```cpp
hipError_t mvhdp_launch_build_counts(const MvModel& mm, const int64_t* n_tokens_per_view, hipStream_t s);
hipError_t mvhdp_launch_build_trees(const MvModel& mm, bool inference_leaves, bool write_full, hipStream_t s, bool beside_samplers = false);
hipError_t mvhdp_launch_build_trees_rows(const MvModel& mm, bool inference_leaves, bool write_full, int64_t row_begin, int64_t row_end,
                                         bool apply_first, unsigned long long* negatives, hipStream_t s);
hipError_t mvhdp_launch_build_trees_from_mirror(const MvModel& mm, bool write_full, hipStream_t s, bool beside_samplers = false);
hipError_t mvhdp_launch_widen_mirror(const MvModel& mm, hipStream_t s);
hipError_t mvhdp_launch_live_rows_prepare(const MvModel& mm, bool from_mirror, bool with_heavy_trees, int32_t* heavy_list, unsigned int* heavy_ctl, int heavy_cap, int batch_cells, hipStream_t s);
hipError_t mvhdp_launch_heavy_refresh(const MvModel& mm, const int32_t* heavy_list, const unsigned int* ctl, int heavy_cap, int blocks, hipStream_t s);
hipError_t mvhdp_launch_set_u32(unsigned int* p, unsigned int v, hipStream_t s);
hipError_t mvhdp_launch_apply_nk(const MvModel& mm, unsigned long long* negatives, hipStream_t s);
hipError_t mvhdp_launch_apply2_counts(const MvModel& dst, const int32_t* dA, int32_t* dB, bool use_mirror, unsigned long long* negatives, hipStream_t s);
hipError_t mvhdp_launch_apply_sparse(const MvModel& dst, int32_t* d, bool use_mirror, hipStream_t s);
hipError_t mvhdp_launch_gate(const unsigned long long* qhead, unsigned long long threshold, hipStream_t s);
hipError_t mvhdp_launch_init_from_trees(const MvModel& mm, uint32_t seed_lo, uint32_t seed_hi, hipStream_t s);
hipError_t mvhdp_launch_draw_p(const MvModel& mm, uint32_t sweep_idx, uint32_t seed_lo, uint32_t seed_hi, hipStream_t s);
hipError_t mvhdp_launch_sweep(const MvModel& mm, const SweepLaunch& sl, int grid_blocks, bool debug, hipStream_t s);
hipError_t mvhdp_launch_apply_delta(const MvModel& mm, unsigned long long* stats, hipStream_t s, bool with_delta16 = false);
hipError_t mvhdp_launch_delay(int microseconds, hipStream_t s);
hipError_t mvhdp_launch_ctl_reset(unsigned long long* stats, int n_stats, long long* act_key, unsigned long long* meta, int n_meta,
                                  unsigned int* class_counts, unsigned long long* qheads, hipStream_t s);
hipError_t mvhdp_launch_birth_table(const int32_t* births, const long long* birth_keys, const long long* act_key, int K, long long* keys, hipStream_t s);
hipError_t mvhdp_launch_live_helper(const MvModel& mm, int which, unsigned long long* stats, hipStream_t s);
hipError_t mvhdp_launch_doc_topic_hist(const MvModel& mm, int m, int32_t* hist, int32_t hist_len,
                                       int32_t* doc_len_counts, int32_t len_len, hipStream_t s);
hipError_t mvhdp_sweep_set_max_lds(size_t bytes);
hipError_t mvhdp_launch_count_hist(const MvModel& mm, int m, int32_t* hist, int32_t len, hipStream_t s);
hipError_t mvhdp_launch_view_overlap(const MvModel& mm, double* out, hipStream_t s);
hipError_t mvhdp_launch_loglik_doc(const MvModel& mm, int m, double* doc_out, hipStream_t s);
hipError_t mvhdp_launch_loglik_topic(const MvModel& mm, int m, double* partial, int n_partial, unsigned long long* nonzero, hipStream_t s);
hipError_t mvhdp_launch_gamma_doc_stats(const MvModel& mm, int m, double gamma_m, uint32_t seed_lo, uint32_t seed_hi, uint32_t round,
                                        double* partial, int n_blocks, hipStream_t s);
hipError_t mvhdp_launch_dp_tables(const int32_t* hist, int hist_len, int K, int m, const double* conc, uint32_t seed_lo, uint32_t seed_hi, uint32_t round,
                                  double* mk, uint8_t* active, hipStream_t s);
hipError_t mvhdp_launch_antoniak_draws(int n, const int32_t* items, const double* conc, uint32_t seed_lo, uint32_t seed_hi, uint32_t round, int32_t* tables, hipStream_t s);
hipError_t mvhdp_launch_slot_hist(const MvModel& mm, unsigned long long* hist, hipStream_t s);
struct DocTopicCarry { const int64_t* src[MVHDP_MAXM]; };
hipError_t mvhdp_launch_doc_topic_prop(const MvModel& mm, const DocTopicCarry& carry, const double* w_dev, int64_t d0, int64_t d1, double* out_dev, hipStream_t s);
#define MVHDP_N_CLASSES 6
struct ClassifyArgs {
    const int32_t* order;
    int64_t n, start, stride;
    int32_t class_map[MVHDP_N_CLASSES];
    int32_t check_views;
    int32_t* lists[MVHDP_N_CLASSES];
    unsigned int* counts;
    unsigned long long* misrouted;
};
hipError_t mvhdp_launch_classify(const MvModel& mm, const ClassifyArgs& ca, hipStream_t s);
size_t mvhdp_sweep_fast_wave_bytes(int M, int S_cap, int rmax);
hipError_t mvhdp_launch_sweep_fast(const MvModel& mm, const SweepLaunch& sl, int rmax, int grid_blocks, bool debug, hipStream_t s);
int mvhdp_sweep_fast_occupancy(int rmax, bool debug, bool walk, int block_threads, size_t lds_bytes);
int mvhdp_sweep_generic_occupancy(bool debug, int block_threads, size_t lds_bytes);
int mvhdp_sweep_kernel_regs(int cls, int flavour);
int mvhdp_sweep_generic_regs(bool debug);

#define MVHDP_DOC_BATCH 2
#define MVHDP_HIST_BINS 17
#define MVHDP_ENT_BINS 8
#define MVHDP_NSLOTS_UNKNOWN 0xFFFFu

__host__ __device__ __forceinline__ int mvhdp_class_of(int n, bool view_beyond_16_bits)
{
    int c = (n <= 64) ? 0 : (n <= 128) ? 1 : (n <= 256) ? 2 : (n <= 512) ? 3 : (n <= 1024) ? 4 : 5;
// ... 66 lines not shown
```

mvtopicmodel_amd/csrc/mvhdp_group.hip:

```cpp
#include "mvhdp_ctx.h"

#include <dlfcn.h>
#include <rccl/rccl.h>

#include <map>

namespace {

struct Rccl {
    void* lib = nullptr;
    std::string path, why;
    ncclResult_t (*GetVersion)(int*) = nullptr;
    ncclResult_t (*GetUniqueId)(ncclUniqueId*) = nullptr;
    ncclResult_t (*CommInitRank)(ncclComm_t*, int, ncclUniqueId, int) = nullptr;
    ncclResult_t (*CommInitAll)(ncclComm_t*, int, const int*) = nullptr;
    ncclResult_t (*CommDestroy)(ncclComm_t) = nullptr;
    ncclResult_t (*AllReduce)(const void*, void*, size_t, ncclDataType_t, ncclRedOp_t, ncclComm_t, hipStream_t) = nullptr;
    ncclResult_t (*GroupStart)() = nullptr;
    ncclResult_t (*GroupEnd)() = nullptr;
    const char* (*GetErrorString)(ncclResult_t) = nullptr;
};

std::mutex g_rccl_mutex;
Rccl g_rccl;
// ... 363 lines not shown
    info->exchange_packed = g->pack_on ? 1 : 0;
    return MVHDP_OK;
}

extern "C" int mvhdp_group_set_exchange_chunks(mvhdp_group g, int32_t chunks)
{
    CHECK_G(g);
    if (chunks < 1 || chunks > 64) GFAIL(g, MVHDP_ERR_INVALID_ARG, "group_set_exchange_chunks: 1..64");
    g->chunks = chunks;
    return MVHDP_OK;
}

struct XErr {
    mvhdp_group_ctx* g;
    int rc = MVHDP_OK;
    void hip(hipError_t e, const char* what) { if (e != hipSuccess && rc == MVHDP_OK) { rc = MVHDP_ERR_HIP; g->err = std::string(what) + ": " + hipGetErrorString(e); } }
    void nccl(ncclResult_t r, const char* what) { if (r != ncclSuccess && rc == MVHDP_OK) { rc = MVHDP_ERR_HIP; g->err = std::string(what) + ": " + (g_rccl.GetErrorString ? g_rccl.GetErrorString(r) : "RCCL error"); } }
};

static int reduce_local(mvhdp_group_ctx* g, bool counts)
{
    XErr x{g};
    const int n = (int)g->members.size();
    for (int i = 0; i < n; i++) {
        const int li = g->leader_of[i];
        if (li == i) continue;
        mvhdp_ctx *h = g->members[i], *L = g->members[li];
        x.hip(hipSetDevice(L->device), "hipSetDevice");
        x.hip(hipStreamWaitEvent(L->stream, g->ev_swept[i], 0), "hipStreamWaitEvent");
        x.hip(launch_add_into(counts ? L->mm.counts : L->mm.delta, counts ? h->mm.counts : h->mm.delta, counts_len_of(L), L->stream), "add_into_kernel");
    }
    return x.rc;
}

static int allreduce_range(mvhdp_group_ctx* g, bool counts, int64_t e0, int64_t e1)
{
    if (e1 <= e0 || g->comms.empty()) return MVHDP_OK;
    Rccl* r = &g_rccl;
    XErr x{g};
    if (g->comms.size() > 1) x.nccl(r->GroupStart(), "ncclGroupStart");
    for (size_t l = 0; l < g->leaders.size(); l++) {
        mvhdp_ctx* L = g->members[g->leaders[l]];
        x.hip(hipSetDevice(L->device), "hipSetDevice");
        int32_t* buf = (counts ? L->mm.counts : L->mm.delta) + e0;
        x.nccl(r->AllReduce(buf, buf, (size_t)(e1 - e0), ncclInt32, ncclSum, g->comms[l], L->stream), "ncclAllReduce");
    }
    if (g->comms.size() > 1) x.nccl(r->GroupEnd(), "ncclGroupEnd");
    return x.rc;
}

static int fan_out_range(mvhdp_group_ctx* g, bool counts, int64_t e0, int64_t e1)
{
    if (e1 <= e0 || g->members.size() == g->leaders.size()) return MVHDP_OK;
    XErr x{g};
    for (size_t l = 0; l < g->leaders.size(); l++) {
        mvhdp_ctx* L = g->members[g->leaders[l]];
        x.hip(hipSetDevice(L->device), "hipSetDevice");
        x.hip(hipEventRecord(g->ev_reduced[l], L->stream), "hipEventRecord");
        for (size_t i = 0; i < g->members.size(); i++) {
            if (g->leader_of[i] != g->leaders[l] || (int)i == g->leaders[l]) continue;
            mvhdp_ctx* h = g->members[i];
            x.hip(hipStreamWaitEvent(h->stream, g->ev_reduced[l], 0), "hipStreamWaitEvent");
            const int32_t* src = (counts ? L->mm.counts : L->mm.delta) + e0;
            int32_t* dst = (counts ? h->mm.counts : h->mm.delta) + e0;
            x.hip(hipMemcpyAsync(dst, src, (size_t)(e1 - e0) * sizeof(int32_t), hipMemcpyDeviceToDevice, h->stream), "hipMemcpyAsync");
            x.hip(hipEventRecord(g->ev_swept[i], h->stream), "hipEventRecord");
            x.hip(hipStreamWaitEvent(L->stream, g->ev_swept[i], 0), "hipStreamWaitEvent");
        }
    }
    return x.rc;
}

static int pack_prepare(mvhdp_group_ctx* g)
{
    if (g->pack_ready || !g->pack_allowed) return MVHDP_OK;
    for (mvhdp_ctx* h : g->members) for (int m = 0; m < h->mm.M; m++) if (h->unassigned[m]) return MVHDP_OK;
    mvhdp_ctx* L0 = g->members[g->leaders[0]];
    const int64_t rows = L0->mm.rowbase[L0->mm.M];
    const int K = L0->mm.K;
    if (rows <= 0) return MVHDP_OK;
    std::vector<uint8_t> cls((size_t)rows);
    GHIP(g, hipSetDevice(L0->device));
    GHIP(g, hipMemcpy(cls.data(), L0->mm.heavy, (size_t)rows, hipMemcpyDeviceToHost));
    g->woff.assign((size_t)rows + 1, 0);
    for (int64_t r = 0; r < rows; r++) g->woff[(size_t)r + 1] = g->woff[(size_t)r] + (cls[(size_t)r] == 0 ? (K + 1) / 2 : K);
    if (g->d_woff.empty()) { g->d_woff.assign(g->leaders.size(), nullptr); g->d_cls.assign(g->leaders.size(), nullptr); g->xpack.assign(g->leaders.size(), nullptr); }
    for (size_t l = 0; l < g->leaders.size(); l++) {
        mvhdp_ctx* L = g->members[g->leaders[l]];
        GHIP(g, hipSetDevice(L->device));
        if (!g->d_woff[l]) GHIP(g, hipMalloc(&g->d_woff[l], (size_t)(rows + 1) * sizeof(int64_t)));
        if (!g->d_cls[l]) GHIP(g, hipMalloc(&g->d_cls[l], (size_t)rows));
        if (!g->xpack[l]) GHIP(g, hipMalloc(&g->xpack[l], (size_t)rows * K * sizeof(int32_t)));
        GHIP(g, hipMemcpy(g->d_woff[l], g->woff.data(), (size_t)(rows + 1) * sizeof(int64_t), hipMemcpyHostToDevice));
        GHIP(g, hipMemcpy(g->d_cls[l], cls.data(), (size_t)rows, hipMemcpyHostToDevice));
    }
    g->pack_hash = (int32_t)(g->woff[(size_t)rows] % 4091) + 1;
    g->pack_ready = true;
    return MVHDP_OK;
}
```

--

*WORK REQUIRED:* Show the lines in the entries above that include the string "define".

*ANSWER TO THE EXERCISE:*
#define MVHDP_N_CLASSES 6
#define MVHDP_DOC_BATCH 2
#define MVHDP_HIST_BINS 17
#define MVHDP_ENT_BINS 8
#define MVHDP_NSLOTS_UNKNOWN 0xFFFFu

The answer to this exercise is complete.